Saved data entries
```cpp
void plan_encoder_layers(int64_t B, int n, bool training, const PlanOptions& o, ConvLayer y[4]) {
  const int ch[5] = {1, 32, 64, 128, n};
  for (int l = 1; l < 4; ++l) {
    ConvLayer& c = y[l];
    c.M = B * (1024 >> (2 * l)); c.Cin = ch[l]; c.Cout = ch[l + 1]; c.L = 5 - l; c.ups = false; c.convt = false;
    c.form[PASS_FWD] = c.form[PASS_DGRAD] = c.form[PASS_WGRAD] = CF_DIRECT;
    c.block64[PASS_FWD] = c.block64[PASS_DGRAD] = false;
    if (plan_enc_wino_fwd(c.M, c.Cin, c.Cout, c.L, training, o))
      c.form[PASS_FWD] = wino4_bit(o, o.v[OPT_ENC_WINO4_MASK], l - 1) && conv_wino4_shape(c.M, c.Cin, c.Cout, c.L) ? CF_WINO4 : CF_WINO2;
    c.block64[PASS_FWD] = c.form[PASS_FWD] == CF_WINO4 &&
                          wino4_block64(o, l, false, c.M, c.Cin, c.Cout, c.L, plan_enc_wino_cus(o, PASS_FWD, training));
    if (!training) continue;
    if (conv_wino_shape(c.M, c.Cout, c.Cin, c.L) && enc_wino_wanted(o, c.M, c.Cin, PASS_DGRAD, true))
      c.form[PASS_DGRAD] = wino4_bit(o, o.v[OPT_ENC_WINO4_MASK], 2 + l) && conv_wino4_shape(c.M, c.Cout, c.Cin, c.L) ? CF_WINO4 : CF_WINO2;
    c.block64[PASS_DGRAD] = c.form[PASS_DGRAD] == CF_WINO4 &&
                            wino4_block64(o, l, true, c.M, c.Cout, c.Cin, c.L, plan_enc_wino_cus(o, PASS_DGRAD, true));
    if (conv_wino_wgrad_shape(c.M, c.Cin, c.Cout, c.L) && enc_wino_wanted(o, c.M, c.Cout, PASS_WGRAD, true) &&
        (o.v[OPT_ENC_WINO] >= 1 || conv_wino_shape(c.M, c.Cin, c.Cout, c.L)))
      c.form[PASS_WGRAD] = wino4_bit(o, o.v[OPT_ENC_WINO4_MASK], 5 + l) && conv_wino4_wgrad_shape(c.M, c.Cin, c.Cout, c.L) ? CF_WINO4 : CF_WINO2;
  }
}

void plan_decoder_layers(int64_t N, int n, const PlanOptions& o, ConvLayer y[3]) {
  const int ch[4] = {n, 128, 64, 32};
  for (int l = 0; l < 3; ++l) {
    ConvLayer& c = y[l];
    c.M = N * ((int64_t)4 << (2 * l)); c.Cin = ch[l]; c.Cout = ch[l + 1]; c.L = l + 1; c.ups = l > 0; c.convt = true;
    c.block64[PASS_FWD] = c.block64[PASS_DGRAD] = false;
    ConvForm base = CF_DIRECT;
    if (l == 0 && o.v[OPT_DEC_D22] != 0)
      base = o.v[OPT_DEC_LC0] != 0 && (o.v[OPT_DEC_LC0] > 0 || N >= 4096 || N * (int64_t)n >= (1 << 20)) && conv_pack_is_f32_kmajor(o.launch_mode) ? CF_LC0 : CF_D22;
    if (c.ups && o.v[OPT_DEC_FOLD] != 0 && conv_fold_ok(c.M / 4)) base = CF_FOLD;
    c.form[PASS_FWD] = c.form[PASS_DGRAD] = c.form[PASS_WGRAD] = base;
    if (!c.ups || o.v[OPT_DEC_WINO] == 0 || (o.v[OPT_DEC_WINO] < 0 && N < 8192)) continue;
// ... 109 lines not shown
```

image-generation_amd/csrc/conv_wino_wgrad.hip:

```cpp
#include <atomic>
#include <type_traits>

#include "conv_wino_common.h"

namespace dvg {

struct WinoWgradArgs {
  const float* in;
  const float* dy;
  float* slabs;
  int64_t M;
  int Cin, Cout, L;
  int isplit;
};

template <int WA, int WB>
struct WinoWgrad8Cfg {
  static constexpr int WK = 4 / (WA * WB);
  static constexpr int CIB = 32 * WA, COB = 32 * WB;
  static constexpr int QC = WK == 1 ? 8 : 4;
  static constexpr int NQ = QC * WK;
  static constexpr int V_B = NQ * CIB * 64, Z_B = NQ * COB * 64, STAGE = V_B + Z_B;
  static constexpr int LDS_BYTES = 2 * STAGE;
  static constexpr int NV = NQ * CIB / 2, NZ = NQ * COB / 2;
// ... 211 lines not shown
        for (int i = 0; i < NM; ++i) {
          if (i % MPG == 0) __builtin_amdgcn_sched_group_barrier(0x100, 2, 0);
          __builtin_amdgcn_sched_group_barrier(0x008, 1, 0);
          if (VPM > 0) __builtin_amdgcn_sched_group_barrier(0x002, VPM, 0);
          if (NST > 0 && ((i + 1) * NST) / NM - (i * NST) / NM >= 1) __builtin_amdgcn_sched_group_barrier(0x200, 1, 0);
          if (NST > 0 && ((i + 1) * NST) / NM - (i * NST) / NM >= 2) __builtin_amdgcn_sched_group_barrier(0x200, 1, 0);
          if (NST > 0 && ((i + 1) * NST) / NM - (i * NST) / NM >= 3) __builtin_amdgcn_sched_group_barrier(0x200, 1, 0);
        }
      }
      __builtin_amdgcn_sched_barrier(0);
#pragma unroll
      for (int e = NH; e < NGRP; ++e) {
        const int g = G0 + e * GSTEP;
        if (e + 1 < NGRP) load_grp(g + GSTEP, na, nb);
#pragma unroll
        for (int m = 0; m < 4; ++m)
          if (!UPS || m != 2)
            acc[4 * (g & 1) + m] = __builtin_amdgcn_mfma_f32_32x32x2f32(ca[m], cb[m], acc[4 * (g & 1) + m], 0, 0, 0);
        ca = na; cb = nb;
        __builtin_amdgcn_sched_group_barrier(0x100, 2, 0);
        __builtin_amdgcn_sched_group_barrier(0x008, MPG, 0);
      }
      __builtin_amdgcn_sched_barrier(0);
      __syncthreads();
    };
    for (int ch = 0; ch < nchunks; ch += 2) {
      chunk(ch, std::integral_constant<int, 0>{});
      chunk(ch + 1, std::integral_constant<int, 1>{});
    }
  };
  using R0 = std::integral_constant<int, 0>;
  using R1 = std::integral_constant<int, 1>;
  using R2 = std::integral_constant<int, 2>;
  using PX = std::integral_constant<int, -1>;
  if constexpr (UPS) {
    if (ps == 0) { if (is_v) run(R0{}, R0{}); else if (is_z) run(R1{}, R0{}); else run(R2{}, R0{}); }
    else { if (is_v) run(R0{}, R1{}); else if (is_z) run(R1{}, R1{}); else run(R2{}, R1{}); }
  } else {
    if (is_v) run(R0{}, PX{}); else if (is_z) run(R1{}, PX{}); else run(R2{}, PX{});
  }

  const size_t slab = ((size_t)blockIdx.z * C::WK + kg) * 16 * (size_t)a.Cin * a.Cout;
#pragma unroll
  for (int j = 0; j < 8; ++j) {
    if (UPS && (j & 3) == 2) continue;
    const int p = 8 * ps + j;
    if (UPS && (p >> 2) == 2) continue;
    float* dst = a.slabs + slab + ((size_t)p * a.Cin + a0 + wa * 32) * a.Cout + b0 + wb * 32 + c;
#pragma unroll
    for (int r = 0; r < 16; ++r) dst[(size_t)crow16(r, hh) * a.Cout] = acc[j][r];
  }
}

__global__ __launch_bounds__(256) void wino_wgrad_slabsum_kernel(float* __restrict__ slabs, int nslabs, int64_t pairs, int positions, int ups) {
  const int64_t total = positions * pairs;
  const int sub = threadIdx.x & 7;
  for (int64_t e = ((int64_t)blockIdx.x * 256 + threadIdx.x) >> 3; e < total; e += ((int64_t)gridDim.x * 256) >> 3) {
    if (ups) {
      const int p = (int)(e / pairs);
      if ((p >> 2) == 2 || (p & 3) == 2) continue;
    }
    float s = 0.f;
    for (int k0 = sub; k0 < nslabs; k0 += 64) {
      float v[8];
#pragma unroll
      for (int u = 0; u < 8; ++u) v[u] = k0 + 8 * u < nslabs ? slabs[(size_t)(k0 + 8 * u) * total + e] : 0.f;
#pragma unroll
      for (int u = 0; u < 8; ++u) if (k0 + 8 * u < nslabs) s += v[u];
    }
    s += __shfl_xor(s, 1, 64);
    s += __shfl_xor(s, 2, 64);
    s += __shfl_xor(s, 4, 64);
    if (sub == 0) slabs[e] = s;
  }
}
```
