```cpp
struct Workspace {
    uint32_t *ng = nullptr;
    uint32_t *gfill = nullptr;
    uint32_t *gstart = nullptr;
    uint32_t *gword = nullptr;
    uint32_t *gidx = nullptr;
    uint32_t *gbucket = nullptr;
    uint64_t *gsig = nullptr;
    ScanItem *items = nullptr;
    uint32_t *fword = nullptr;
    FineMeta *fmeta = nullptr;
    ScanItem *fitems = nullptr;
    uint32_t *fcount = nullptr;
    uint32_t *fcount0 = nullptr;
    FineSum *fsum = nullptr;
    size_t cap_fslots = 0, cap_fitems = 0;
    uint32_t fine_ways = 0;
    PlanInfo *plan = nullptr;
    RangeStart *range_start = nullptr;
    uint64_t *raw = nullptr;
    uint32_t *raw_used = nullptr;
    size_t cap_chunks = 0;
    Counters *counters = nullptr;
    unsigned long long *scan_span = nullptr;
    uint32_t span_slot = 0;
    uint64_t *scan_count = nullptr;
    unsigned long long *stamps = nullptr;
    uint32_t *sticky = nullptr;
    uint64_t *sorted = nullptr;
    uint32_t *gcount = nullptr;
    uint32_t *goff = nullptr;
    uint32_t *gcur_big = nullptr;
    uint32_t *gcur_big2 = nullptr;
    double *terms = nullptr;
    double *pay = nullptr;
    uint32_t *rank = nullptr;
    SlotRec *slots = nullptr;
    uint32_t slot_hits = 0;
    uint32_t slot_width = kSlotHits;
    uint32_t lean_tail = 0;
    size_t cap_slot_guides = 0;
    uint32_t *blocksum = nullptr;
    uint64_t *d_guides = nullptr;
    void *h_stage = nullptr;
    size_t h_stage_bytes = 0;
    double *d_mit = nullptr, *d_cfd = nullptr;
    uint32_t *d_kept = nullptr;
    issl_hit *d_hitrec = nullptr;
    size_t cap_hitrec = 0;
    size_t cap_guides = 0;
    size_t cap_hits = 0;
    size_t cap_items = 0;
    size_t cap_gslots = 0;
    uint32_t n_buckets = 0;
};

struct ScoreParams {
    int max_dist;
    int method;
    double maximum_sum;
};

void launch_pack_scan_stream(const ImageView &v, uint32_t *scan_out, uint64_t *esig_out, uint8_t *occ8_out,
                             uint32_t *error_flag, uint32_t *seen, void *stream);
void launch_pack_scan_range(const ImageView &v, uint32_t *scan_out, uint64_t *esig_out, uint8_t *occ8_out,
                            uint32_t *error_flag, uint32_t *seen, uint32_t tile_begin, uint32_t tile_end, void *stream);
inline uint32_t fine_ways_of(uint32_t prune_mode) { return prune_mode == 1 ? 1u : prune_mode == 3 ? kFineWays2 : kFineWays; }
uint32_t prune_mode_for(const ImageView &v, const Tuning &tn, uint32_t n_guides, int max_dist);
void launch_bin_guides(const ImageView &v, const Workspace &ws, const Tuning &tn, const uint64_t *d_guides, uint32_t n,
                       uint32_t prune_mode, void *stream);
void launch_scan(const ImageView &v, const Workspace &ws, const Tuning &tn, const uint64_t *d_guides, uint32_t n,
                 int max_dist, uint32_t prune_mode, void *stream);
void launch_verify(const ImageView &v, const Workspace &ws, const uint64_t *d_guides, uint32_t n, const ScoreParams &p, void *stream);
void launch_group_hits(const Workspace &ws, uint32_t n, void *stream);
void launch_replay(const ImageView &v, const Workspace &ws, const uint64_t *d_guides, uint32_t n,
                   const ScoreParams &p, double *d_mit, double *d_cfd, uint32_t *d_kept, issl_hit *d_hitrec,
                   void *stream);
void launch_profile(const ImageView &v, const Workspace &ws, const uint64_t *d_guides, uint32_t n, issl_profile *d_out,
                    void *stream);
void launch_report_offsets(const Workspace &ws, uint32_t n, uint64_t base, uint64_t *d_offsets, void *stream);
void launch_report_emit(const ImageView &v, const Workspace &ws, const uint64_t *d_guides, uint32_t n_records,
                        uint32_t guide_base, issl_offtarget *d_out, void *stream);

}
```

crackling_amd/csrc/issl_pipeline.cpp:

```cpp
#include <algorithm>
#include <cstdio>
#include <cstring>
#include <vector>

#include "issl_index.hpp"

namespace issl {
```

Work order: Copy every line in the records above that contains the word "positions".

Problem solution:
__global__ __launch_bounds__(256) void wino_wgrad_slabsum_kernel(float* __restrict__ slabs, int nslabs, int64_t pairs, int positions, int ups) {
  const int64_t total = positions * pairs;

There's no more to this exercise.